No, the comment was in reference to something I said to my husband that the tw*t friend interpreted as me “having a go at him”. My comment was “why don’t you get a chair and sit beside me?”…

Oh god, I hate ‘friends’ like this. They try to demonise any woman in their pal’s life, and are deeply adhered to misogynistic tropes about women being boring, stifling fun sponges. Ugh, just fuck off.

Spicynoodlesheal · 07/07/2025 15:21

Gal, you deserve more than this ♡

DrowningInSyrup · 07/07/2025 15:23

EasySqueezy25 · 07/07/2025 14:19

My husband and I have been together nearly six years and married for two.

Our marriage has been a bit unhappy recently and I put this down to his drinking - he will go to the pub multiple times a week for five to seven hours at a time and when he comes home he can be a dick. I don’t go because I’m just not a pub person and really dislike some of the locals.

Last week he told me his pub friends have arranged for them all to go to Benidorm next year for his 40th.

I have not been contacted by any of them about it, never mind invited.

I would not want to go anyway as one of the aforementioned locals is going and at a friend’s BBQ at the weekend this man child made a snide comment about me and despite my confronting him over what he said, my husband (who was standing beside me) didn’t get involved.

I’ve told DH how hurt I am by this and he just puts the blame on his friends.
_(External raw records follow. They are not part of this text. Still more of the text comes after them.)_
def encoder_forward_split(pose, l1: torch.nn.Linear, l2: torch.nn.Linear):
    C = l1.weight.shape[0]
    if not pose.is_cuda:
        raise RuntimeError("mrp_gnn: the edge encoder kernel runs only on the GPU; no CPU fallback")
    if tuple(l1.weight.shape) != (C, 9) or tuple(l2.weight.shape) != (2 * C, C) or l1.bias is None or C == 0:
        return None
    if C % 32 == 0 and image_supported(C):
        img = packed_weights(l1, l2)
        b2 = l2.bias.detach().contiguous().float() if l2.bias is not None else None
        b2_src = l2.bias
        Cp = C
    elif image_supported(_pad32(C)):
        rec = padded_weights(l1, l2)
        img, b2, Cp = rec.img, rec.b2, rec.Cp
        b2_src = b2
    else:
        return None
    pose_src = pose
    pose = pose.detach().contiguous().float()
    E = pose.shape[0]
    dev = pose.device
    cur = torch.cuda.current_stream(dev)
    side = _enc_begin(dev, E * C, ((pose_src, pose), (b2_src, b2)), img)
    run = side if side is not None else cur
    lib = _lib.load_library()
    with torch.cuda.device(dev), torch.cuda.stream(run):
        z = torch.empty((E, 2 * Cp), device=dev, dtype=torch.float32)
        code = lib.mrp_edge_encoder_fwd_split(_ptr(pose), _ptr(img), _ptr(b2) if b2 is not None else None, E, Cp,
                                              _ptr(z), ctypes.c_void_p(run.cuda_stream))
        if code == _lib.HIP_ERROR_NOT_SUPPORTED:
            return None
        _lib.check(code, "mrp_edge_encoder_fwd_split")
        if Cp != C:
            z = z[:, : 2 * C].contiguous()
    _enc_end(dev, side, (z,), ((pose_src, pose), (None, img), (None, b2)))
    return z


def _enc_begin(dev: torch.device, work: int, reads, img):
    if not _ENC_STREAM or work < _ENC_STREAM_MIN_WORK or torch.cuda.is_current_stream_capturing():
        PATH_COUNTS["enc_inline"] += 1
        return None
    PATH_COUNTS["enc_stream"] += 1
    side = _enc_stream(dev)
    waited = _waited.setdefault(dev.index, {})

    def wait(ev):
        if waited.get(id(ev)) is not ev:
            side.wait_event(ev)
            waited[id(ev)] = ev
            if len(waited) > 64:
                waited.clear()
                waited[id(ev)] = ev

    for src, t in reads:
        if t is None:
            continue
        same = src is not None and t.data_ptr() == src.data_ptr() and t.dtype == src.dtype
        wait(_ready_event(src) if same else _record(dev))
    hit = _image_ready.get(id(img))
    if hit is not None and hit[0]() is img:
        wait(hit[1])
    else:
        side.wait_stream(torch.cuda.current_stream(dev))
    return side


def _enc_end(dev: torch.device, side, outs, reads) -> None:
    if side is None:
        return
    cur = torch.cuda.current_stream(dev)
    if _FAST_JOIN:
        _lib.check(_lib.load_library().mrp_stream_join(ctypes.c_void_p(cur.cuda_stream),
                                                       ctypes.c_void_p(side.cuda_stream)), "mrp_stream_join")
    else:
        cur.wait_stream(side)
    for t in outs:
        t.record_stream(cur)
    rec = _recorded.setdefault(dev.index, {})
    for src, t in reads:
        if t is None:
            continue
        if src is not None and src.data_ptr() == t.data_ptr():
            t = src
        hit = rec.get(id(t))
        if hit is None or hit() is not t:
            t.record_stream(side)
            tid = id(t)
            rec[tid] = weakref.ref(t, lambda _r, tid=tid, rec=rec: rec.pop(tid, None))


def logits_forward(h, w2, b2) -> torch.Tensor:
    E, C = h.shape
    if tuple(w2.shape) != (2 * C, C) or tuple(b2.shape) != (2 * C,):
        raise ValueError("edge logits shapes must be h (E,C), w2 (2C,C), b2 (2C,)")
    if not h.is_cuda:
        raise RuntimeError("mrp_gnn: the edge logits kernel runs only on the GPU; no CPU fallback")
    h, w2, b2 = (t.contiguous().float() for t in (h, w2, b2))
    if _LOGITS_PATH == "library" or C % 32 != 0:
        return torch.addmm(b2, h, w2.t())
    z = torch.empty((E, 2 * C), device=h.device, dtype=torch.float32)
    lib = _lib.load_library()
    with torch.cuda.device(h.device):
        code = lib.mrp_edge_logits_fwd(_ptr(h), E, C, _ptr(w2), _ptr(b2), _ptr(z),
                                       ctypes.c_void_p(torch.cuda.current_stream(h.device).cuda_stream))
    _lib.check(code, "mrp_edge_logits_fwd")
    return z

I have no problem with him going away with his friends for the weekend but this isn’t just boys trip, a lot of people are going.

AIBU?

The fact that he hasn't invited you to go away with a mixed group of people for his 40th is bizarre. He doesn't sound like a husband at all. Does he drink at home too? Do you spend any quality time together? I can't really see why you are with him.
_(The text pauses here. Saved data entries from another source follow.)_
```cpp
extern "C" int bsclip_gemm_fp8(const void* A8, int lda, const void* B8, int ldb, void* C, int ldc, int M, int N, int K,
                               int epilogue, const bsclip_epi_args* args, const bsclip_fp8_args* f8, void* stream) {
    BSCLIP_REQUIRE(A8 && B8 && C && args && f8, "bsclip_gemm_fp8: null pointer");
    BSCLIP_REQUIRE(args->struct_size == sizeof(bsclip_epi_args) && f8->struct_size == sizeof(bsclip_fp8_args),
                   "bsclip_gemm_fp8: struct_size mismatch (epi %u/%zu, fp8 %u/%zu)", args->struct_size,
                   sizeof(bsclip_epi_args), f8->struct_size, sizeof(bsclip_fp8_args));
    BSCLIP_REQUIRE(M > 0 && N > 0 && K > 0 && K % 128 == 0 && N % 256 == 0, "bsclip_gemm_fp8: M=%d N=%d K=%d (K %% 128, N %% 256)",
                   M, N, K);
    BSCLIP_REQUIRE(lda >= K && ldb >= K && lda % 16 == 0 && ldb % 16 == 0, "bsclip_gemm_fp8: lda=%d ldb=%d (K=%d)", lda, ldb, K);
    BSCLIP_REQUIRE(ldc >= N && ldc % 4 == 0 && (epilogue != BSCLIP_EPI_GELU_FP8 || ldc % 16 == 0), "bsclip_gemm_fp8: ldc=%d", ldc);
    BSCLIP_REQUIRE((((uintptr_t)A8 | (uintptr_t)B8 | (uintptr_t)C) & 15) == 0, "bsclip_gemm_fp8: 16-B alignment");
// ... 96 lines not shown
```

### bioscan-clip_amd/csrc/loss.hip

```cpp
#include <math.h>

#include "common.h"

namespace {

typedef __attribute__((ext_vector_type(4))) unsigned u32x4;

__device__ __forceinline__ void split_bf(float x, bf16_t& hi, bf16_t& lo) {
    hi = f2bf(x);
    lo = f2bf(x - bf2f(hi));
}

__global__ __launch_bounds__(256) void loss_prep_kernel(const float* __restrict__ z, int N, int Np, int D,
                                                         float* __restrict__ zn, float* __restrict__ inv,
                                                         bf16_t* __restrict__ PA, bf16_t* __restrict__ PB) {
    const int lane = threadIdx.x & 63;
    const int row = (blockIdx.x * 256 + threadIdx.x) >> 6;
    if (row >= Np) return;
    float scale = 0.f;
    if (row < N) {
        float ss = 0.f;
        for (int c = lane * 4; c < D; c += 256) {
            const f32x4 v = *reinterpret_cast<const f32x4*>(z + (size_t)row * D + c);
            ss += (v[0] * v[0] + v[1] * v[1]) + (v[2] * v[2] + v[3] * v[3]);
        }
        ss = wave_sum(ss);
        scale = 1.0f / fmaxf(sqrtf(ss), 1e-12f);
    }
    if (lane == 0) inv[row] = scale;
    for (int c = lane * 4; c < D; c += 256) {
// ... 3 lines not shown
        bf16_t h[4], l[4];
#pragma unroll
        for (int i = 0; i < 4; ++i) split_bf(v[i], h[i], l[i]);
        const uint2 hh = {(unsigned)h[0] | ((unsigned)h[1] << 16), (unsigned)h[2] | ((unsigned)h[3] << 16)};
        const uint2 ll = {(unsigned)l[0] | ((unsigned)l[1] << 16), (unsigned)l[2] | ((unsigned)l[3] << 16)};
        bf16_t* pa = PA + (size_t)row * 3 * D + c;
        bf16_t* pb = PB + (size_t)row * 3 * D + c;
        *reinterpret_cast<uint2*>(pa) = hh;
        *reinterpret_cast<uint2*>(pa + D) = hh;
        *reinterpret_cast<uint2*>(pa + 2 * D) = ll;
        *reinterpret_cast<uint2*>(pb) = hh;
        *reinterpret_cast<uint2*>(pb + D) = ll;
        *reinterpret_cast<uint2*>(pb + 2 * D) = hh;
    }
}

__global__ __launch_bounds__(256) void loss_transpose_split_kernel(const float* __restrict__ zn, int Np, int D,
                                                                    bf16_t* __restrict__ PBt) {
    __shared__ float tile[64][65];
    const int r0 = blockIdx.y * 64, c0 = blockIdx.x * 64;
    const int tx = threadIdx.x & 63, ty = threadIdx.x >> 6;
    for (int i = ty; i < 64; i += 4) tile[i][tx] = zn[(size_t)(r0 + i) * D + c0 + tx];
    __syncthreads();
    for (int i = ty; i < 64; i += 4) {
        const float v = tile[tx][i];
        bf16_t h, l;
        split_bf(v, h, l);
        bf16_t* dst = PBt + (size_t)(c0 + i) * 3 * Np + r0 + tx;
        dst[0] = h;
        dst[Np] = l;
        dst[2 * Np] = h;
    }
}

__global__ void loss_count_kernel(const int64_t* __restrict__ labels, int N, float* __restrict__ cnt) {
    const int i = blockIdx.x * blockDim.x + threadIdx.x;
    if (i >= N) return;
    const int64_t li = labels[i];
    int c = 0;
    for (int j = 0; j < N; ++j) c += (labels[j] == li);
    cnt[i] = (float)c;
}

__global__ __launch_bounds__(256) void loss_row_reduce_kernel(const float* __restrict__ G, int row0, int nrows, int N,
                                                               int Np, float s, const int64_t* __restrict__ labels,
                                                               const float* __restrict__ cnt, float* __restrict__ lse,
                                                               float* __restrict__ contrib) {
    const int lane = threadIdx.x & 63;
    const int r = (blockIdx.x * 256 + threadIdx.x) >> 6;
    if (r >= nrows) return;
    const int row = row0 + r;
    const float* g = G + (size_t)r * Np;
    const int64_t li = labels[row];
    float m = -INFINITY;
    for (int j = lane; j < N; j += 64) m = fmaxf(m, g[j]);
    m = wave_max(m) * s;
    float se = 0.f, dot = 0.f;
    for (int j = lane; j < N; j += 64) {
        const float x = g[j] * s;
        se += __expf(x - m);
        if (labels[j] == li) dot += x;
    }
    se = wave_sum(se);
    dot = wave_sum(dot);
    const float l = m + __logf(se);
    if (lane == 0) {
        lse[row] = l;
        contrib[row] = cnt[row] * l - dot;
    }
}

__global__ __launch_bounds__(256) void loss_w_kernel(const float* __restrict__ G, int N, int Np, int row0, int n_local,
                                                      float s, float coef, const int64_t* __restrict__ labels,
                                                      const float* __restrict__ cnt, const float* __restrict__ lse_ab,
                                                      const float* __restrict__ lse_ba, bf16_t* __restrict__ W) {
    const long total = (long)n_local * Np;
    for (long it = (long)blockIdx.x * 256 + threadIdx.x; it < total; it += (long)gridDim.x * 256) {
        const int il = (int)(it / Np), j = (int)(it % Np);
        float w = 0.f;
        if (j < N) {
            const int i = row0 + il;
            const float x = G[(size_t)il * Np + j] * s;
            const float t = (labels[i] == labels[j]) ? 2.0f : 0.0f;
            w = coef * (cnt[i] * __expf(x - lse_ab[i]) + cnt[j] * __expf(x - lse_ba[j]) - t);
        }
        bf16_t h, l;
        split_bf(w, h, l);
        bf16_t* dst = W + (size_t)il * 3 * Np + j;
        dst[0] = h;
        dst[Np] = h;
        dst[2 * Np] = l;
    }
}
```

Icanttakethisanymore · 07/07/2025 15:23

My Dad was a 'pub person' barely missed a day his entire life. He didn't drink at home really and some nights he just went for a couple of pints (although often a lot more).

Your DH's priority is the pub, the pub friends and the beer. If you don't like that life then I am afraid you are destined to be miserable or to split up. I'd cut to the chase if I was you and end it now.

EasySqueezy25 · 07/07/2025 15:25

DrowningInSyrup · 07/07/2025 15:23

The fact that he hasn't invited you to go away with a mixed group of people for his 40th is bizarre. He doesn't sound like a husband at all. Does he drink at home too? Do you spend any quality time together? I can't really see why you are with him.

He’s the one who told me about it and invited me.
No he doesn’t drink at home, that’s his boundary. The more I think about this the more I think it’s because he thinks his mum was always drunk AT HOME and if he’s not like that, then he can’t be an alcoholic.

OP posts:
PeapodMcgee · 07/07/2025 15:26

Why has he got a secret deadline, and not dumped now?

EasySqueezy25 · 07/07/2025 15:27

Icanttakethisanymore · 07/07/2025 15:23

My Dad was a 'pub person' barely missed a day his entire life. He didn't drink at home really and some nights he just went for a couple of pints (although often a lot more).

Your DH's priority is the pub, the pub friends and the beer. If you don't like that life then I am afraid you are destined to be miserable or to split up. I'd cut to the chase if I was you and end it now.

I have considered leaving now but I want to give him a chance even if it might be futile, and I also need time to plan if I leave - I have no family nearby and no friends who could accommodate me for more than a few nights.
I don’t think I could afford to rent anywhere and besides, if my marriage ends I think I’d rather return to my own country and start fresh.